* Material provided
@@ -332,27 +354,12 @@
         if (do0) Msg<T, D>::template load<NT_GATHER>(a.v2f_old + v1, m1);
     }
     T o0[D], o1[D];
-#pragma unroll
-    for (int x = 0; x < D; ++x) {
-        T best0 = pos_inf<T>(), best1 = pos_inf<T>();
-#pragma unroll
-        for (int y = 0; y < D; ++y) {
-            const T c0 = tab[x * D + y] + ((T)0 + m1[y]);
-            if (best0 > c0) best0 = c0;
-            const T c1 = tab[y * D + x] + ((T)0 + m0[y]);
-            if (best1 > c1) best1 = c1;
-        }
-        o0[x] = best0;
-        o1[x] = best1;
-    }
+    binary_message<T, D>(tab, m1, false, o0);
+    binary_message<T, D>(tab, m0, true, o1);
     uint8_t c0 = 0, c1 = 0;
     if (a.start) {
-        const bool sends = a.start_mode == MXS_START_ALL;
-#pragma unroll
-        for (int d = 0; d < D; ++d) {
-            o0[d] = sends ? o0[d] : (T)0;
-            o1[d] = sends ? o1[d] : (T)0;
-        }
+        binary_start<T, D>(a, o0);
+        binary_start<T, D>(a, o1);
     } else {
         c0 = damp_and_filter<T, D>(o0, p0, cn0, a.damp_f != 0, a.damping, a.stability);
         c1 = damp_and_filter<T, D>(o1, p1, cn1, a.damp_f != 0, a.damping, a.stability);
@@ -452,7 +459,8 @@
     a.cF[e] = out;
 }
 
-template <typename T, int D, bool P2P = false, int NT = MXS_NT>
+constexpr int VF_NARROW_TABLES = 1, VF_ANY_TABLE = 2;
+template <typename T, int D, bool P2P = false, int NT = MXS_NT, int VF = 0>
 __device__ __forceinline__ void variable_pack(const SweepArgs<T>& a, const ClassInfo& ci, int item) {
     MXS_NT_FLAGS(NT);
     constexpr int H = Msg<T, D>::H;
@@ -467,8 +475,16 @@
     const int k = l - var * deg;
     const bool has = var < nv;
     const int v = wm.first_var + (has ? var : 0);
-    const int32_t slot = ldp<NT_IDX>(a.vell + pos);
-    const int32_t send_at = a.send_slot != nullptr ? a.send_slot[pos] : -1;
+    const int vf = VF ? ci.vf : 0;
+    const int64_t fo = VF ? ci.vf_f2v_base + (int64_t)lane_id * H : 0;
+    int32_t slot, partner = -1, jp = 0;
+    if (VF && vf == 2) slot = (int32_t)fo;
+    else slot = ldp<NT_IDX>(a.vell + pos);
+    if (VF && vf) {
+        partner = ldp<NT_IDX>(a.vf_partner + pos);
+        jp = ldp<NT_IDX>(a.vf_jp + pos);
+    }
+    const int32_t send_at = (!VF && a.send_slot != nullptr) ? a.send_slot[pos] : -1;
     constexpr bool CIM = Msg<T, D>::CNT_IN_MSG;
     T pv[D], in[D], c[D], b[D], m[D];
     const int64_t vo = ci.v2f_base + (int64_t)lane_id * H;
@@ -483,6 +499,46 @@
     for (int d = 0; d < D; ++d) c[d] = a.var_cost[ci.cost_base + (int64_t)(v - ci.first) * D + d];
     int init = -1;
     if (a.start) init = a.init_idx[v];
+    if constexpr (VF) {
+        if (vf) {
+            T g[D], tab[D * D], o[D];
+            const uint8_t cnf = a.cF[ci.vf_cf_base + lane_id];
+            Msg<T, D>::template load<NT_GATHER>(a.v2f_old + (partner >= 0 ? (int64_t)partner : vo), g);
+            uint8_t cfo = 0;
+#pragma unroll
+            for (int d = 0; d < D; ++d) o[d] = (T)0;
+            auto message = [&](auto tt) {
+                ClassInfo fc{};
+                fc.tab_type = decltype(tt)::value;
+                fc.count = ci.vf_count;
+                fc.tab_base = ci.vf_tab_base;
+                fc.ctab_base = ci.vf_ctab_base;
+                load_table<T, D * D, NT>(a, fc, jp >> 1, tab);
+                if (partner >= 0) binary_message<T, D>(tab, g, (jp & 1) != 0, o);
+            };
+            switch (ci.vf_tab_type) {
+                case TAB_I8: message(std::integral_constant<int, TAB_I8>{}); break;
+                case TAB_I16: message(std::integral_constant<int, TAB_I16>{}); break;
+                case TAB_F32: message(std::integral_constant<int, TAB_F32>{}); break;
+                default:
+                    if constexpr (VF == VF_ANY_TABLE) message(std::integral_constant<int, TAB_FULL>{});
+                    break;
+            }
+            if (partner >= 0) {
+                if (a.start) binary_start<T, D>(a, o);
+                else cfo = damp_and_filter<T, D>(o, in, cnf, a.damp_f != 0, a.damping, a.stability);
+            }
+            if constexpr ((64 * H * sizeof(T)) % 16 == 0) {
+                T full[H];
+#pragma unroll
+                for (int d = 0; d < H; ++d) full[d] = Msg<T, D>::padded(o, 0, d);
+                wave_store_linear<T, H, NT>(a.f2v_new, fo - (int64_t)l * H, full);
+            } else {
+                Msg<T, D>::store(a.f2v_new + fo, o);
+            }
+            a.cF[ci.vf_cf_base + lane_id] = cfo;
+        }
+    }
     const int seg = l - (has ? k : 0);
     T sum_cost = (T)0;
 #pragma unroll
@@ -902,10 +958,10 @@
     a.cV[k0 + ko] = out;
 }
 
-template <typename T, int D, bool P2P = false, int NT = MXS_NT, bool CUT_HALF = true>
+template <typename T, int D, bool P2P = false, int NT = MXS_NT, bool CUT_HALF = true, int VF = 0>
 __device__ __forceinline__ void sweep_d(const SweepArgs<T>& a, const ClassInfo& ci, int item) {
     if (ci.kind == K_V_PACK) {
-        variable_pack<T, D, P2P, NT>(a, ci, item);
+        variable_pack<T, D, P2P, NT, VF>(a, ci, item);
         return;
     }
     const int j = item + (int)threadIdx.x;
@@ -941,7 +997,7 @@
     }
 }
 
-template <typename T, int DSEL, bool P2P = false, int NT = MXS_NT, bool SCHED = false, bool HUB = false>
+template <typename T, int DSEL, bool P2P = false, int NT = MXS_NT, bool SCHED = false, bool HUB = false, int VF = 0>
 __device__ __forceinline__ int sweep_block(const SweepArgs<T>& a) {
     int c = 0, blk = -1;
     if (SCHED || a.sched != nullptr) {
@@ -967,12 +1023,12 @@
         return ci.kind;
     }
     if (DSEL != 0) {
-        sweep_d<T, (DSEL != 0 ? DSEL : 2), P2P, NT, !SCHED>(a, ci, item);
+        sweep_d<T, (DSEL != 0 ? DSEL : 2), P2P, NT, !SCHED, VF>(a, ci, item);
     } else {
         switch (ci.D) {
-            case 2: sweep_d<T, 2, P2P, NT, !SCHED>(a, ci, item); break;
-            case 3: sweep_d<T, 3, P2P, NT, !SCHED>(a, ci, item); break;
-            case 4: sweep_d<T, 4, P2P, NT, !SCHED>(a, ci, item); break;
+            case 2: sweep_d<T, 2, P2P, NT, !SCHED, VF>(a, ci, item); break;
+            case 3: sweep_d<T, 3, P2P, NT, !SCHED, VF>(a, ci, item); break;
+            case 4: sweep_d<T, 4, P2P, NT, !SCHED, VF>(a, ci, item); break;
             default: break;
         }
     }
@@ -998,15 +1054,30 @@
     sweep_block<T, DSEL, false, NT, SCHED, true>(a);
 }
 
+template <typename T, int DSEL, int NT = MXS_NT, bool SCHED = false>
+__global__ void __launch_bounds__(BLOCK, SWEEP_MIN_WAVES) __attribute__((amdgpu_num_sgpr(SWEEP_SGPRS)))
+k_sweep_vf(SweepArgs<T> a) {
+    sweep_block<T, DSEL, false, NT, SCHED, false, VF_NARROW_TABLES>(a);
+}
+template <typename T, int NT = MXS_NT, bool SCHED = false>
+__global__ void __launch_bounds__(BLOCK, SWEEP_MIN_WAVES) __attribute__((amdgpu_num_sgpr(80)))
+k_sweep_vf_d2(SweepArgs<T> a) {
+    sweep_block<T, 2, false, NT, SCHED, false, VF_NARROW_TABLES>(a);
+}
+template <typename T, int DSEL>
+__global__ void __launch_bounds__(BLOCK, SWEEP_MIN_WAVES) k_sweep_vf_widened(SweepArgs<T> a) {
+    sweep_block<T, DSEL, false, MXS_NT, false, false, VF_ANY_TABLE>(a);
+}
+
 template <typename T, int DSEL>
 __global__ void __launch_bounds__(BLOCK, SWEEP_MIN_WAVES) k_sweep_p2p(SweepArgs<T> a) {
     sweep_block<T, DSEL, true, MXS_NT, false, true>(a);
 }
 
-template <typename T, int DSEL, bool HUB>
+template <typename T, int DSEL, bool HUB, int VF = 0>
 __device__ __forceinline__ void sweep_timeline(const SweepArgs<T>& a) {
     const int64_t t0 = (int64_t)wall_clock64();
-    const int kind = sweep_block<T, DSEL, false, MXS_NT, false, HUB>(a);
+    const int kind = sweep_block<T, DSEL, false, MXS_NT, false, HUB, VF>(a);
     __builtin_amdgcn_s_waitcnt(0);
     const int64_t t1 = (int64_t)wall_clock64();
     if (threadIdx.x == 0) {
@@ -1018,6 +1089,10 @@
 template <typename T, int DSEL>
 __global__ void __launch_bounds__(BLOCK, SWEEP_MIN_WAVES) k_sweep_timeline(SweepArgs<T> a) {
     sweep_timeline<T, DSEL, false>(a);
+}
+template <typename T, int DSEL, int VF>
+__global__ void __launch_bounds__(BLOCK, SWEEP_MIN_WAVES) k_sweep_timeline_vf(SweepArgs<T> a) {
+    sweep_timeline<T, DSEL, false, VF>(a);
 }
 template <typename T, int DSEL>
 __global__ void __launch_bounds__(BLOCK) k_sweep_timeline_hub(SweepArgs<T> a) {
diff --git a/pydcop_amd/csrc/layout.cpp b/pydcop_amd/csrc/layout.cpp
--- a/pydcop_amd/csrc/layout.cpp
+++ b/pydcop_amd/csrc/layout.cpp
@@ -39,6 +39,9 @@
     o.nary_multi = !(f & 33554432);
     o.small = !(f & 8388608);
     o.hub = !(f & 4194304);
+    o.vf = MXS_VF_DEFAULT != 0;
+    if (f & 134217728) o.vf = true;
+    if (f & (67108864 | 4 | 32 | 64 | 2048 | 131072)) o.vf = false;
     o.tile_bytes = -1;
     if (f & 131072) o.tile_bytes = MXS_TILE_BYTES;
     if (f & 262144) o.tile_bytes = 0;
@@ -119,6 +122,17 @@
     return "";
 }
 
+}
+
+void refresh_vf_classes(Layout& L) {
+    for (ClassInfo& ci : L.classes) {
+        if (ci.kind != K_V_PACK || !ci.vf) continue;
+        const ClassInfo& fc = L.classes[ci.vf_fclass];
+        ci.vf_tab_type = fc.tab_type;
+        ci.vf_count = fc.count;
+        ci.vf_tab_base = fc.tab_base;
+        ci.vf_ctab_base = fc.ctab_base;
+    }
 }
 
 int narrowest_tab_type(const double* v, int64_t n, int word) {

* Task to complete
The answer must consist of every line above that holds the string "stability", copied exactly.

* Solution to this task
         c0 = damp_and_filter<T, D>(o0, p0, cn0, a.damp_f != 0, a.damping, a.stability);
         c1 = damp_and_filter<T, D>(o1, p1, cn1, a.damp_f != 0, a.damping, a.stability);
+                else cfo = damp_and_filter<T, D>(o, in, cnf, a.damp_f != 0, a.damping, a.stability);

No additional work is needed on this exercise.